(Data items)
===============
int forward_splitk_slices(int precision, int kblocks, int bn, bool plain_epilogue, int Cout, long long out_elems) {
    const int kb_per_slice = 32;
    if (precision == 0 || bn != 128 || kblocks < 256 || !plain_epilogue || Cout % 4) return 0;
    const int slices = (kblocks + kb_per_slice - 1) / kb_per_slice;
    return (out_elems * slices < (1ll << 31)) ? slices : 0;
}

int conv_forward_impl(const float* x, const void* w_packed, bool bf, const float* bias, const float* residual, float* y,
                      int B, int H, int W, int Cin, int Cout, int kh, int kw, int stride, int pad, int flags,
                      void* stream_, size_t* query_ws = nullptr ) {
    const int precision = bf ? 2 : (g_precision == 2 ? 1 : g_precision);
    ConvGeom g{B, H, W, Cin, Cout, kh, kw, stride, pad, (H + 2 * pad - kh) / stride + 1, (W + 2 * pad - kw) / stride + 1};
    int rc = check_geom(g, true);
    if (rc) return rc;
    if (!query_ws && (!x || !w_packed || !y)) return MDB_EINVAL;
    if ((unsigned long long)B * g.Ho * g.Wo * Cout >= (1ull << 31)) return MDB_EUNSUPPORTED;
    cudaStream_t stream = static_cast<cudaStream_t>(stream_);
    if (kh == 1 && stride == 1 && pad == 0) {
        W = B * H * W; H = 1; B = 1;
        g = ConvGeom{B, H, W, Cin, Cout, kh, kw, stride, pad, H, W};
    }
    TcParams p;
    memset(&p, 0, sizeof(p));
    pick_tile3(g.Wo, g.Ho, B, BM, &p.tw, &p.th, &p.tb);
// ... 106 lines not shown
            p.Ho = Hc; p.Wo = Wc;
            p.out_sy = p.out_sx = stride; p.out_oy = py; p.out_ox = px; p.out_H = H; p.out_W = W;
            p.in_sy = p.in_sx = 1;
            p.cblocks = (Cout + BK - 1) / BK;
            int nt = 0;
            for (int ky = 0; ky < kh; ++ky) {
                if ((py + pad - ky) % stride) continue;
                for (int kx = 0; kx < kw; ++kx) {
                    if ((px + pad - kx) % stride) continue;
                    p.tap_dy[nt] = (py + pad - ky) / stride;
                    p.tap_dx[nt] = (px + pad - kx) / stride;
                    p.tap_w[nt] = ky * kw + kx;
                    ++nt;
                }
            }
            p.ntaps = nt;
            p.wg_taps = 1; p.wg_kw = 1;
            p.No = Cin; p.ldo = Cin; p.relu = 0; p.atomic_out = 0; p.round_out = (precision == 0) ? ((flags >> 1) & 1) : 0;
            p.bias = nullptr; p.residual = residual; p.relu_mask = relu_mask; p.rowscale = nullptr; p.out = dx;
            CUtensorMap ma, mb;
            {
                uint64_t dims[4] = {(uint64_t)Cout, (uint64_t)g.Wo, (uint64_t)g.Ho, (uint64_t)B};
                uint64_t str[4] = {1, (uint64_t)Cout, (uint64_t)g.Wo * Cout, (uint64_t)g.Ho * g.Wo * Cout};
                uint32_t box[4] = {BK, (uint32_t)p.tw, (uint32_t)p.th, (uint32_t)p.tb};
                rc = make_map(&ma, dy, 4, dims, str, box, nullptr);
                if (rc) return rc;
            }
            const int bn = (bf && Cin <= 64) ? 64 : 128;
            if (bf) {
                const uint64_t kb = (uint64_t)p.cblocks;
                uint64_t dims[3] = {64 * kb, (uint64_t)Cin, (uint64_t)(kh * kw)};
                uint64_t str[3] = {1, 64 * kb, (uint64_t)Cin * 64 * kb};
                uint32_t box[3] = {64, (uint32_t)bn, 1};
                rc = make_map(&mb, w_packed, 3, dims, str, box, nullptr, true);
                if (rc) return rc;
            } else {
                uint64_t dims[3] = {(uint64_t)Cin, (uint64_t)Cout, (uint64_t)(kh * kw)};
                uint64_t str[3] = {1, (uint64_t)Cin, (uint64_t)Cout * Cin};
                uint32_t box[3] = {32, 32, 1};
                rc = make_map(&mb, w_packed, 3, dims, str, box, nullptr);
                if (rc) return rc;
            }
            dim3 grid((Cin + bn - 1) / bn, n_groups * p.tiles_x * p.tiles_y, 1);
            if (nt == 0) {
                p.ntaps = 0;
            }
            CUtensorMap mo, mr;
            memset(&mo, 0, sizeof(mo));
            memset(&mr, 0, sizeof(mr));
            rc = setup_epi_px(p, &mo, &mr, (size_t)(py * W + px) * Cin, Wc, Hc, B, (uint64_t)stride * Cin,
                              (uint64_t)stride * W * Cin, (uint64_t)H * W * Cin, 1);
            if (rc) return rc;
            if (bf) rc = launch_fwd(ma, mb, mo, mr, p, grid, bn, 2, stream);
            else rc = (precision == 1) ? launch_tc<128, 4, 0, true, 1>(ma, mb, mo, mr, p, grid, stream)
                                       : launch_tc<128, 5, 0, true, 0>(ma, mb, mo, mr, p, grid, stream);
            if (rc) return rc;
        }
    return 0;
}

}

extern "C" {

int mdb_conv2d_forward_f32(const float* x, const float* w_packed, const float* bias, const float* residual, float* y,
                           int B, int H, int W, int Cin, int Cout, int kh, int kw, int stride, int pad, int flags,
                           void* stream) {
    return conv_forward_impl(x, w_packed, false, bias, residual, y, B, H, W, Cin, Cout, kh, kw, stride, pad, flags, stream);
}
int mdb_conv2d_forward_bf16x3(const float* x, const void* w_split, const float* bias, const float* residual, float* y,
                              int B, int H, int W, int Cin, int Cout, int kh, int kw, int stride, int pad, int flags,
                              void* stream) {
    return conv_forward_impl(x, w_split, true, bias, residual, y, B, H, W, Cin, Cout, kh, kw, stride, pad, flags, stream);
}
long long mdb_conv2d_forward_workspace_bytes(int B, int H, int W, int Cin, int Cout, int kh, int kw, int stride, int pad,
                                             int flags, int has_residual, int split_weights) {
    size_t bytes = 0;
    const float* res = has_residual ? reinterpret_cast<const float*>(16) : nullptr;
    const int rc = conv_forward_impl(nullptr, nullptr, split_weights != 0, nullptr, res, nullptr, B, H, W, Cin, Cout, kh, kw, stride,
                                     pad, flags, nullptr, &bytes);
    return rc ? (long long)rc : (long long)bytes;
}
int mdb_set_workspace(void* buf, unsigned long long bytes) {
    DeviceState& d = g_dev[current_device()];
    d.ws = static_cast<float*>(buf);
    d.ws_bytes = buf ? (size_t)bytes : 0;
    return 0;
}
int mdb_conv2d_dgrad_f32(const float* dy, const float* w_packed, const float* residual, const float* relu_mask,
                         float* dx, int B, int H, int W, int Cin, int Cout, int kh, int kw, int stride, int pad,
                         int flags, void* stream) {
    return conv_dgrad_impl(dy, w_packed, false, residual, relu_mask, dx, B, H, W, Cin, Cout, kh, kw, stride, pad, flags, stream);
}
int mdb_conv2d_dgrad_bf16x3(const float* dy, const void* w_split_t, const float* residual, const float* relu_mask,
                            float* dx, int B, int H, int W, int Cin, int Cout, int kh, int kw, int stride, int pad,
                            int flags, void* stream) {
    return conv_dgrad_impl(dy, w_split_t, true, residual, relu_mask, dx, B, H, W, Cin, Cout, kh, kw, stride, pad, flags, stream);
}

int mdb_conv2d_wgrad_f32(const float* dy, const float* x, const float* rowscale, float* dw_packed, int B, int H, int W,
                         int Cin, int Cout, int kh, int kw, int stride, int pad, int accumulate, void* stream_) {
    return mdb_conv2d_wgrad_bias_f32(dy, x, rowscale, dw_packed, nullptr, B, H, W, Cin, Cout, kh, kw, stride, pad, accumulate, stream_);
}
===============
| TRY IT |
Set the entries down again precisely as they were given.

| PROBLEM SOLUTION |
int forward_splitk_slices(int precision, int kblocks, int bn, bool plain_epilogue, int Cout, long long out_elems) {
    const int kb_per_slice = 32;
    if (precision == 0 || bn != 128 || kblocks < 256 || !plain_epilogue || Cout % 4) return 0;
    const int slices = (kblocks + kb_per_slice - 1) / kb_per_slice;
    return (out_elems * slices < (1ll << 31)) ? slices : 0;
}

int conv_forward_impl(const float* x, const void* w_packed, bool bf, const float* bias, const float* residual, float* y,
                      int B, int H, int W, int Cin, int Cout, int kh, int kw, int stride, int pad, int flags,
                      void* stream_, size_t* query_ws = nullptr ) {
    const int precision = bf ? 2 : (g_precision == 2 ? 1 : g_precision);
    ConvGeom g{B, H, W, Cin, Cout, kh, kw, stride, pad, (H + 2 * pad - kh) / stride + 1, (W + 2 * pad - kw) / stride + 1};
    int rc = check_geom(g, true);
    if (rc) return rc;
    if (!query_ws && (!x || !w_packed || !y)) return MDB_EINVAL;
    if ((unsigned long long)B * g.Ho * g.Wo * Cout >= (1ull << 31)) return MDB_EUNSUPPORTED;
    cudaStream_t stream = static_cast<cudaStream_t>(stream_);
    if (kh == 1 && stride == 1 && pad == 0) {
        W = B * H * W; H = 1; B = 1;
        g = ConvGeom{B, H, W, Cin, Cout, kh, kw, stride, pad, H, W};
    }
    TcParams p;
    memset(&p, 0, sizeof(p));
    pick_tile3(g.Wo, g.Ho, B, BM, &p.tw, &p.th, &p.tb);
// ... 106 lines not shown
            p.Ho = Hc; p.Wo = Wc;
            p.out_sy = p.out_sx = stride; p.out_oy = py; p.out_ox = px; p.out_H = H; p.out_W = W;
            p.in_sy = p.in_sx = 1;
            p.cblocks = (Cout + BK - 1) / BK;
            int nt = 0;
            for (int ky = 0; ky < kh; ++ky) {
                if ((py + pad - ky) % stride) continue;
                for (int kx = 0; kx < kw; ++kx) {
                    if ((px + pad - kx) % stride) continue;
                    p.tap_dy[nt] = (py + pad - ky) / stride;
                    p.tap_dx[nt] = (px + pad - kx) / stride;
                    p.tap_w[nt] = ky * kw + kx;
                    ++nt;
                }
            }
            p.ntaps = nt;
            p.wg_taps = 1; p.wg_kw = 1;
            p.No = Cin; p.ldo = Cin; p.relu = 0; p.atomic_out = 0; p.round_out = (precision == 0) ? ((flags >> 1) & 1) : 0;
            p.bias = nullptr; p.residual = residual; p.relu_mask = relu_mask; p.rowscale = nullptr; p.out = dx;
            CUtensorMap ma, mb;
            {
                uint64_t dims[4] = {(uint64_t)Cout, (uint64_t)g.Wo, (uint64_t)g.Ho, (uint64_t)B};
                uint64_t str[4] = {1, (uint64_t)Cout, (uint64_t)g.Wo * Cout, (uint64_t)g.Ho * g.Wo * Cout};
                uint32_t box[4] = {BK, (uint32_t)p.tw, (uint32_t)p.th, (uint32_t)p.tb};
                rc = make_map(&ma, dy, 4, dims, str, box, nullptr);
                if (rc) return rc;
            }
            const int bn = (bf && Cin <= 64) ? 64 : 128;
            if (bf) {
                const uint64_t kb = (uint64_t)p.cblocks;
                uint64_t dims[3] = {64 * kb, (uint64_t)Cin, (uint64_t)(kh * kw)};
                uint64_t str[3] = {1, 64 * kb, (uint64_t)Cin * 64 * kb};
                uint32_t box[3] = {64, (uint32_t)bn, 1};
                rc = make_map(&mb, w_packed, 3, dims, str, box, nullptr, true);
                if (rc) return rc;
            } else {
                uint64_t dims[3] = {(uint64_t)Cin, (uint64_t)Cout, (uint64_t)(kh * kw)};
                uint64_t str[3] = {1, (uint64_t)Cin, (uint64_t)Cout * Cin};
                uint32_t box[3] = {32, 32, 1};
                rc = make_map(&mb, w_packed, 3, dims, str, box, nullptr);
                if (rc) return rc;
            }
            dim3 grid((Cin + bn - 1) / bn, n_groups * p.tiles_x * p.tiles_y, 1);
            if (nt == 0) {
                p.ntaps = 0;
            }
            CUtensorMap mo, mr;
            memset(&mo, 0, sizeof(mo));
            memset(&mr, 0, sizeof(mr));
            rc = setup_epi_px(p, &mo, &mr, (size_t)(py * W + px) * Cin, Wc, Hc, B, (uint64_t)stride * Cin,
                              (uint64_t)stride * W * Cin, (uint64_t)H * W * Cin, 1);
            if (rc) return rc;
            if (bf) rc = launch_fwd(ma, mb, mo, mr, p, grid, bn, 2, stream);
            else rc = (precision == 1) ? launch_tc<128, 4, 0, true, 1>(ma, mb, mo, mr, p, grid, stream)
                                       : launch_tc<128, 5, 0, true, 0>(ma, mb, mo, mr, p, grid, stream);
            if (rc) return rc;
        }
    return 0;
}

}

extern "C" {

int mdb_conv2d_forward_f32(const float* x, const float* w_packed, const float* bias, const float* residual, float* y,
                           int B, int H, int W, int Cin, int Cout, int kh, int kw, int stride, int pad, int flags,
                           void* stream) {
    return conv_forward_impl(x, w_packed, false, bias, residual, y, B, H, W, Cin, Cout, kh, kw, stride, pad, flags, stream);
}
int mdb_conv2d_forward_bf16x3(const float* x, const void* w_split, const float* bias, const float* residual, float* y,
                              int B, int H, int W, int Cin, int Cout, int kh, int kw, int stride, int pad, int flags,
                              void* stream) {
    return conv_forward_impl(x, w_split, true, bias, residual, y, B, H, W, Cin, Cout, kh, kw, stride, pad, flags, stream);
}
long long mdb_conv2d_forward_workspace_bytes(int B, int H, int W, int Cin, int Cout, int kh, int kw, int stride, int pad,
                                             int flags, int has_residual, int split_weights) {
    size_t bytes = 0;
    const float* res = has_residual ? reinterpret_cast<const float*>(16) : nullptr;
    const int rc = conv_forward_impl(nullptr, nullptr, split_weights != 0, nullptr, res, nullptr, B, H, W, Cin, Cout, kh, kw, stride,
                                     pad, flags, nullptr, &bytes);
    return rc ? (long long)rc : (long long)bytes;
}
int mdb_set_workspace(void* buf, unsigned long long bytes) {
    DeviceState& d = g_dev[current_device()];
    d.ws = static_cast<float*>(buf);
    d.ws_bytes = buf ? (size_t)bytes : 0;
    return 0;
}
int mdb_conv2d_dgrad_f32(const float* dy, const float* w_packed, const float* residual, const float* relu_mask,
                         float* dx, int B, int H, int W, int Cin, int Cout, int kh, int kw, int stride, int pad,
                         int flags, void* stream) {
    return conv_dgrad_impl(dy, w_packed, false, residual, relu_mask, dx, B, H, W, Cin, Cout, kh, kw, stride, pad, flags, stream);
}
int mdb_conv2d_dgrad_bf16x3(const float* dy, const void* w_split_t, const float* residual, const float* relu_mask,
                            float* dx, int B, int H, int W, int Cin, int Cout, int kh, int kw, int stride, int pad,
                            int flags, void* stream) {
    return conv_dgrad_impl(dy, w_split_t, true, residual, relu_mask, dx, B, H, W, Cin, Cout, kh, kw, stride, pad, flags, stream);
}

int mdb_conv2d_wgrad_f32(const float* dy, const float* x, const float* rowscale, float* dw_packed, int B, int H, int W,
                         int Cin, int Cout, int kh, int kw, int stride, int pad, int accumulate, void* stream_) {
    return mdb_conv2d_wgrad_bias_f32(dy, x, rowscale, dw_packed, nullptr, B, H, W, Cin, Cout, kh, kw, stride, pad, accumulate, stream_);
}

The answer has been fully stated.